▶ _TASK INSTRUCTIONS_
Search the records below for the string "else" and report only the number of lines that contain it.

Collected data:

Start of Block

@@ -359,11 +361,15 @@
 		const long long len = end - start;
 		const bool heavy = cfg.ring_slots > 0 && cost >= cfg.long_min_cost && len * cfg.long_min_window <= cost;
 		int list = LIST_WAVE;
-		if (heavy) {
+		auto widest_window = [&]() {
 			const int blk0 = b.chunk_blk[c], blk_end = last ? (int)b.n_blocks : b.chunk_blk[c + 1];
 			int wmax = b.blk_wmax[2 * blk0 + 1];
 			for (int k = blk0 + 1; k < blk_end; ++k) wmax = max(wmax, b.blk_wmax[2 * k]);
 			if (!last) wmax = max(wmax, b.blk_wmax[2 * blk_end]);
+			return wmax;
+		};
+		if (heavy) {
+			const int wmax = widest_window();
 			const int need_slots = (wmax + WAVE - 1) / WAVE + 1;
 			const int big_slots = cfg.ring_slots / (16 / cfg.big_team), small_slots = cfg.ring_slots / 4;
 			const bool lut_build = cfg.host_mode == SCORE_MODE_LUT && !(b.flags[0] & (FLAG_ANY_SEGID | FLAG_NO_LUT));
@@ -371,7 +377,7 @@
 			                         cost * 100 * cfg.score_grid * N_SMALL_TEAMS_PLAN <= (long long)cfg.team4_share_pct * b.totals[0]));
 			if (len * cfg.wide_window > cost && need_slots <= small_slots) list = LIST_TEAM4;
 			else if (need_slots <= big_slots) list = small_share ? LIST_TEAM4 : LIST_BIG;
-		}
+		} else if (!track && cfg.sparse_max_window > 0 && widest_window() <= min(cfg.sparse_max_window, SPARSE_WINDOW_LIMIT)) list = LIST_SPARSE;
 		b.chunk_end[c] = end;
 		b.chunk_cost[c] = cost;
 		b.chunk_track[c] = (uint8_t)((track ? 1 : 0) | (list << 1));
@@ -397,8 +403,10 @@
 		for (int k = COST_BINS - 1; k >= 0; --k) { const int v = bins[k]; bins[k] = acc; acc += v; }
 		if (threadIdx.x == LIST_BIG) b.counters[CNT_NLONG] = acc;
 		if (threadIdx.x == LIST_TEAM4) b.counters[CNT_NMID] = acc;
-	}
-	if (threadIdx.x == 0) { b.counters[CNT_CURSOR] = 0; b.counters[CNT_LCURSOR] = 0; b.counters[CNT_MCURSOR] = 0; }
+		if (threadIdx.x == LIST_WAVE) b.counters[CNT_NWAVE] = acc;
+		if (threadIdx.x == LIST_SPARSE) b.counters[CNT_NSPARSE] = acc;
+	}
+	if (threadIdx.x == 0) { b.counters[CNT_CURSOR] = 0; b.counters[CNT_LCURSOR] = 0; b.counters[CNT_MCURSOR] = 0; b.counters[CNT_SCURSOR] = 0; }
 }
 
 __global__ __launch_bounds__(256) void plan_scatter(DevBatch b)
@@ -418,7 +426,8 @@
 		for (int k = threadIdx.x; k < N_LISTS * COST_BINS; k += blockDim.x) if (s_cnt[k]) s_base[k] = atomicAdd(&b.bins[k], s_cnt[k]);
 		__syncthreads();
 		if (key >= 0) {
-			int *dst = key >= LIST_TEAM4 * COST_BINS ? b.mid_list : key >= LIST_BIG * COST_BINS ? b.long_list : b.order;
+			const int list = key / COST_BINS;
+			int *dst = list == LIST_TEAM4 ? b.mid_list : list == LIST_BIG ? b.long_list : list == LIST_SPARSE ? b.order + b.counters[CNT_NWAVE] : b.order;
 			dst[s_base[key] + rank] = (int)c;
 		}
 		__syncthreads();
@@ -1005,11 +1014,11 @@
 	return (unsigned)(dq - 1) < (unsigned)P.dq_lim && dr != 0 && dd <= P.bw;
 }
 
-template <bool TRACK, typename FOld>
+template <bool TRACK, typename FOld, bool BY_COUNT = false>
 __device__ __forceinline__ void in_tile_lut(const DevBatch &b, const Target &T, int i0, int n_here, const DevParams &P, int4 *stage,
                                             int &best, int &arg, Keep &keep, FOld f_old, const Progress &prog = Progress())
 {
-	const int lane = lane_id(), i = i0 + lane;
+	const int lane = BY_COUNT ? lane_by_count() : lane_id(), i = i0 + lane;
 	__builtin_amdgcn_s_setprio(MM2GB_INTILE_PRIO);
 	stage[lane] = make_int4(128 - LUT_BIAS, (T.q - 1) * 4, (int)((unsigned)T.x << 2), (int)((unsigned)T.y << 2));
 	__builtin_amdgcn_wave_barrier();
@@ -1324,7 +1333,6 @@
 typedef int __attribute__((address_space(1))) *glb_i32_ptr;
 typedef unsigned short __attribute__((address_space(1))) *glb_u16_ptr;
 typedef int4 __attribute__((address_space(3))) *lds_i32x4_ptr;
-__device__ __forceinline__ int lane_by_count() { return (int)__builtin_amdgcn_mbcnt_hi(~0u, __builtin_amdgcn_mbcnt_lo(~0u, 0u)); }
 struct BandParams { int bw, dq_lim, lut_base, free_sweep, band_slab; };
 template <class T> __device__ __forceinline__ T uniform_glb(T p)
 {
@@ -1648,6 +1656,77 @@
 	if (band_groups > 0 && lane == 0) atomicAdd(&b.counters[CNT_BAND_WAVE], band_groups);
 }
 
+typedef unsigned u32x4_t __attribute__((ext_vector_type(4)));
+typedef const u32x4_t __attribute__((address_space(1))) *glb_u32x4_cptr;
+struct SparseParams { int bw, dq_lim, lut_base, lut_last, lut_clamp, free_sweep; };
+__device__ __noinline__ void sparse_chunk(const glb_u32x4_cptr raw_, const glb_i32_cptr st_, const glb_i32_ptr f_, const glb_i32_ptr p_,
+                                          const SparseParams sp, const lds_i32x4_ptr stage_, const int cs_, const int ce_)
+{
+	const glb_u32x4_cptr raw = uniform_glb(raw_);
+	const glb_i32_cptr st = uniform_glb(st_);
+	const glb_i32_ptr f = uniform_glb(f_), p = uniform_glb(p_);
+	DevParams P = {};
+	P.bw = first_lane(sp.bw); P.dq_lim = first_lane(sp.dq_lim); P.lut_base = first_lane(sp.lut_base); P.lut_last = first_lane(sp.lut_last);
+	P.lut_clamp = first_lane(sp.lut_clamp); P.free_sweep = first_lane(sp.free_sweep);
+	int4 *stage = (int4*)(lds_i32x4_ptr)(uintptr_t)(unsigned)first_lane((int)(unsigned)(uintptr_t)stage_);
+	const int cs = first_lane(cs_), ce = first_lane(ce_);
+	const int lane = lane_by_count();
+	const DevBatch none = {};
+	Keep keep; keep.idx = -1; keep.x = keep.hi = keep.y = keep.tag = keep.f = 0;
+	int px = 0, py = 0, pq = 0, pf = 0;
+	for (int i0 = cs; i0 < ce; i0 += WAVE) {
+		const int i = i0 + lane, n_here = min(WAVE, ce - i0);
+		Target T;
+		T.live = i < ce;
+		const int il = T.live ? i : ce - 1;
+		const u32x4_t a = raw[il];
+		T.x = (int)a.x; T.y = (int)a.z; T.tag = tag_of(a.w); T.hi = 0;
+		T.st = T.live ? st[il] : INT_MAX;
+		T.q = T.tag & 0xff; T.seg = T.tag >> 8;
+		int best = T.q + 1, arg = -1;
+		const int tile_lo = first_lane(T.st);
+		if (tile_lo < i0) {
+			const int jb = i0 - WAVE;
+			stage_block_lut_at(lane, px, py, pf, pq, stage);
+			const TileXY xy = { T.x, T.y, T.st };
+			sweep_staged_lut(xy, jb, max(tile_lo - jb, 0), false, false, stage, P, best, arg);
+			__builtin_amdgcn_wave_barrier();
+		}
+		if ((__ballot(T.live && T.st < i) >> 1) != 0ull)
+			in_tile_lut<false, int (*)(int), true>(none, T, i0, n_here, P, stage, best, arg, keep, nullptr);
+		const int fi = arg < 0 ? T.q : best;
+		if (T.live) {
+			f[i] = fi;
+			p[i] = arg < 0 ? 0 : i - arg;
+		}
+		px = T.x; py = T.y; pq = T.q; pf = fi;
+	}
+}
+__device__ __forceinline__ void sparse_run(const DevBatch &b, const DevParams &P, int4 *stage, const int ci)
+{
+	const SparseParams sp = { P.bw, P.dq_lim, P.lut_base, P.lut_last, P.lut_clamp, P.free_sweep };
+	sparse_chunk((glb_u32x4_cptr)(const u32x4_t*)b.raw, (glb_i32_cptr)b.st, (glb_i32_ptr)b.f, (glb_i32_ptr)b.p, sp, (lds_i32x4_ptr)stage,
+	             first_lane(b.chunk_start[ci]), first_lane(b.chunk_end[ci]));
+}
+constexpr int SPARSE_CLAIM = 8;
+__device__ __forceinline__ int sparse_take(const DevBatch &b, const DevParams &P, int4 *stage, const int n_sparse)
+{
+	const int32_t *list = b.order + first_lane(b.counters[CNT_NWAVE]);
+	int taken = 0;
+	int seen = 0;
+	while (seen < n_sparse) {
+		int c = 0;
+		if (lane_id() == 0) c = atomicAdd(&b.counters[CNT_SCURSOR], SPARSE_CLAIM);
+		c = first_lane(c);
+		seen = c + SPARSE_CLAIM;
+		if (c < n_sparse) {
+			const int c_end = min(c + SPARSE_CLAIM, n_sparse);
+			for (int k = c; k < c_end; ++k) sparse_run(b, P, stage, first_lane(list[k]));
+			taken += c_end - c;
+		}
+	}
+	return taken;
+}
 struct CoopShared { int done; int keep[6]; int chunk; int bar_count; int bar_gen; int part; int band; };
 #define MM2GB_AGENT __HIP_MEMORY_SCOPE_AGENT
 __device__ __forceinline__ int  gload(const int *p) { return __hip_atomic_load(p, __ATOMIC_RELAXED, MM2GB_AGENT); }
@@ -2102,12 +2181,17 @@
 		}
 	}
 	if (b.dbg && lane_id() == 0) atomicMax((unsigned long long*)&b.dbg[blockIdx.x * 4 + 2], (unsigned long long)__builtin_amdgcn_s_memrealtime());
-	const int n_chunks = b.counters[CNT_NCHUNK] - n_long - n_mid;
+	const bool lean = MODE == MODE_LUT && !GANG;
+	const int n_wave = GANG ? b.counters[CNT_NCHUNK] - n_long - n_mid : first_lane(b.counters[CNT_NWAVE]);
+	const int n_sparse = GANG ? 0 : first_lane(b.counters[CNT_NSPARSE]);
+	const int n_chunks = lean ? n_wave : n_wave + n_sparse;
+	int n_tail = 0;
 	while (true) {
 		int c = 0;
 		if (lane_id() == 0) c = atomicAdd(&b.counters[CNT_CURSOR], 1);
 		c = first_lane(c);
 		if (c >= n_chunks) break;
+		if (!GANG) n_tail += c >= n_wave;
 		const int ci = first_lane(b.order[c]);
 		const int cs = first_lane(b.chunk_start[ci]), ce = first_lane(b.chunk_end[ci]);
 		if (MODE == MODE_LUT) {
@@ -2119,6 +2203,8 @@
 			else run_chunk<MODE, false>(b, P, lut, stage, cs, ce);
 		}
 	}
+	if (lean && n_sparse > 0) n_tail = sparse_take(b, P, stage, n_sparse);
+	if (n_tail > 0 && lane_id() == 0) atomicAdd(&b.counters[CNT_SPARSE_DONE], n_tail);
 	if (b.dbg && lane_id() == 0) atomicMax((unsigned long long*)&b.dbg[blockIdx.x * 4 + 3], (unsigned long long)__builtin_amdgcn_s_memrealtime());
 }
 
diff --git a/mm2-gb_amd/csrc/engine.h b/mm2-gb_amd/csrc/engine.h
--- a/mm2-gb_amd/csrc/engine.h
+++ b/mm2-gb_amd/csrc/engine.h
@@ -116,6 +116,7 @@
 
 	mm2gb_stats_t last = {};
 	bool misc_valid = false, coop_disabled = false, debug_phases = false, one_compute_stream = false;
+	int64_t sparse_min_n = 0;
 	int64_t team4_min_n = 0;
 	int64_t gang_max_n = 0;
 	int64_t last_gang_chunks = 0, last_gang_wgs = 0;
@@ -129,6 +130,7 @@
 	bool lds_contract_ok = false;
 	int64_t dual_stream_max_n = 16 * 1000 * 1000;
 	bool chain_skip = false;
+	int64_t last_sparse_chunks = 0;
 	int64_t last_band_groups[2] = { 0, 0 };
 	int  last_score_form = 0;
 	int  last_score_set = 0, last_score_host_mode = 0;
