// ... 442 lines not shown
        }
        __syncthreads();
        if (s_ok) {
            const float c = s_center;
            const bool last = f + 1 == a.n_frames;
            int bad = 0;
            for (uint32_t m = threadIdx.x; m < a.n_mol_total; m += blockDim.x) {
                float d = a.head_z[(size_t)f * a.n_mol_total + m] - c;
                if (a.pbc) d = gm_min_image(d, L, bad);
                a.aflags[(size_t)(1u + f) * a.n_mol_total + m] = (uint8_t)((d >= 0.0f ? 0 : 1) ^ (a.flip ? 1 : 0));
                if (last && a.adist) a.adist[m] = d;
            }
            if (bad) raise_box_range(a.err, f);
        }
        __syncthreads();
    }
}
struct SpecSample { uint32_t i, j, slot; };
template <bool ACOS_COS, bool TW>
__global__ __launch_bounds__(64) void k_spec_fixup(FrameArgs a, SpecArgs sa, const uint32_t *__restrict__ mol_begin,
                                                   const SpecSample *__restrict__ samples, unsigned long long *tw_sums,
                                                   unsigned long long *tw_cnts, uint64_t tw_row0) {
    const uint64_t n_pairs = (uint64_t)sa.n_frames * sa.n_mol_total;
    uint32_t moved = 0;
    for (uint64_t p0 = (uint64_t)blockIdx.x * 64u; p0 < n_pairs; p0 += (uint64_t)gridDim.x * 64u) {
        const uint64_t pi = p0 + threadIdx.x;
        bool differs = false;
        uint32_t exact_l = 0;
        if (pi < n_pairs) {
            exact_l = sa.aflags[(size_t)sa.n_mol_total + pi];
            differs = exact_l != sa.aflags[pi % sa.n_mol_total];
        }
        unsigned long long todo = __ballot(differs);
        moved += (uint32_t)__popcll(todo);
        while (todo) {
            const int l = __ffsll((long long)todo) - 1;
            todo &= todo - 1ull;
            const uint64_t pj = p0 + (uint64_t)l;
            const uint32_t f = (uint32_t)(pj / sa.n_mol_total), m = (uint32_t)(pj - (uint64_t)f * sa.n_mol_total);
            const uint32_t exact = (uint32_t)__shfl((int)exact_l, l, 64);
            const float *x = a.xyz + (size_t)f * a.n_atoms * 3u;
            for (uint32_t q = mol_begin[m] + threadIdx.x; q < mol_begin[m + 1]; q += 64u) {
                const SpecSample sm = samples[q];
                SampleAcc acc;
                int bad = 0;
                const float *p1 = x + 3u * (size_t)sm.i, *p2 = x + 3u * (size_t)sm.j;
                bond_sample<ACOS_COS>(a, f, p1[0], p1[1], p1[2], p2[0], p2[1], p2[2], m, acc, bad);
                unsigned long long *rep = a.rep;
                if (exact == 0u) {
                    atomicAdd(&rep[(size_t)a.n_acc + sm.slot], (unsigned long long)acc.s_tot);
                    atomicAdd(&rep[3u * (size_t)a.n_acc + sm.slot], 1ull);
                } else {
                    atomicAdd(&rep[(size_t)a.n_acc + sm.slot], (unsigned long long)(-acc.s_tot));
                    atomicAdd(&rep[3u * (size_t)a.n_acc + sm.slot], ~0ull);
                }
                if (TW) {
                    const size_t up = (size_t)(tw_row0 + f) * 3u * a.n_acc + (size_t)a.n_acc + sm.slot;
                    atomicAdd(&tw_sums[up], (unsigned long long)(exact == 0u ? acc.s_tot : -acc.s_tot));
                    atomicAdd(&tw_cnts[up], exact == 0u ? 1ull : ~0ull);
                }
            }
        }
    }
    if (threadIdx.x == 0u && moved) atomicAdd(&sa.counters[0], moved);
}
__global__ __launch_bounds__(256) void k_spec_finish(SpecArgs sa) {
    for (uint32_t m = threadIdx.x; m < sa.n_mol_total; m += blockDim.x)
        sa.aflags[m] = sa.aflags[(size_t)sa.n_frames * sa.n_mol_total + m];
    if (threadIdx.x == 0u) {
        sa.host_counters[0] = sa.counters[0];
        sa.host_counters[1] = sa.counters[1];
        sa.counters_next[0] = 0u;
        sa.counters_next[1] = 0u;
    }
}

__global__ __launch_bounds__(256) void k_leaflets_individual(LeafletArgs a) {
    const uint32_t m = blockIdx.x * blockDim.x + threadIdx.x;
    if (m >= a.n_mol_total) return;
    const uint32_t f = a.aframes[blockIdx.y];
    const float *x = a.xyz + (size_t)f * a.n_atoms * 3u;
    float L = 1.0f;
    if (a.pbc) L = a.box9[9 * (size_t)f + 4 * a.dim];
    int bad = 0;
    const float hp = x[3u * (size_t)a.heads[m] + a.dim];
    float total = 0.0f;
    for (uint32_t k = a.methyl_begin[m]; k < a.methyl_begin[m + 1]; k++) {
        const float mp = x[3u * (size_t)a.methyl_atoms[k] + a.dim];
        const float d = hp - mp;
        total += a.pbc ? gm_min_image(d, L, bad) : d;
    }
    a.aflags[(size_t)(a.row0 + blockIdx.y) * a.n_mol_total + m] =
        (uint8_t)((total >= 0.0f ? 0 : 1) ^ (a.flip ? 1 : 0));
    if (blockIdx.y + 1 == gridDim.y && a.adist) a.adist[m] = total;
    if (bad) raise_box_range(a.err, f);
}

constexpr uint32_t kLocalMaxCells1D = 128;
constexpr uint32_t kLocalSlabMax = 2048;
inline uint32_t local_slab_frames(size_t n_membrane) {
    const size_t per_frame = n_membrane * (2u * 12u + 4u) + (size_t)(2 * 4u + 16u + 16u) * kLocalMaxCells1D * (kLocalMaxCells1D + 1u) + 32u;
    const size_t n = ((size_t)4096 << 20) / per_frame;
    uint32_t cap = kLocalSlabMax;
    if (const char *ev = getenv("GORDER_HIP_LOCAL_SLAB")) cap = (uint32_t)std::max(4, atoi(ev));
    return (uint32_t)(n < 4 ? 4 : (n > cap ? cap : n));
}

struct LocalRowPre { float sc, ss; double sz; };
struct alignas(16) LocalEdge { uint32_t q; float zm, sq; uint32_t cs; };
constexpr uint32_t kEdgeSpanMax = 2000;
__device__ __forceinline__ uint32_t local_edge_trig(float sc, float ss) {
    return ((uint32_t)(int)__builtin_rintf(sc * 16.0f) & 0xffffu) | ((uint32_t)(int)__builtin_rintf(ss * 16.0f) << 16);
}
__device__ __forceinline__ void local_edge_trig_diff(uint32_t hi, uint32_t lo, float &dc, float &ds) {
    dc = (float)(int16_t)((hi & 0xffffu) - (lo & 0xffffu)) * 0.0625f;
    ds = (float)(int16_t)((hi >> 16) - (lo >> 16)) * 0.0625f;
}
struct LocalRec { float x, y, z; };

struct LocalArgs {
    const float *xyz;
    const float *box9;
    uint32_t n_atoms;
    const uint32_t *aframes;
    uint32_t frame0;
    uint32_t n_slab;
    uint32_t row0;
    uint8_t *aflags;
    float *adist;
    int write_dist_frame;
    uint32_t n_mol_total;
    const uint32_t *heads;
    const uint32_t *mol_slot0;
    const uint32_t *membrane;
    uint32_t n_membrane;
    uint4 *grid;
    uint32_t dim;
    int flip, pbc;
    float radius;
    float radius_thr;
    uint32_t *cell_of;
    float *trig;
    uint32_t *cell_count;
    uint32_t *cell_fill;
    int halo;
    int prune;
    uint32_t rows_groups;
    uint32_t rec_stride;
    LocalEdge *edge;
    LocalRowPre *rowpre;
    float4 *finfo;
    uint2 *todo;
    int sums;
    uint32_t *summary;
    uint32_t *summary_host;
    uint32_t *need;
    uint32_t *err;
};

End of Block

▶ _OUTPUT OF THE EXERCISE_
4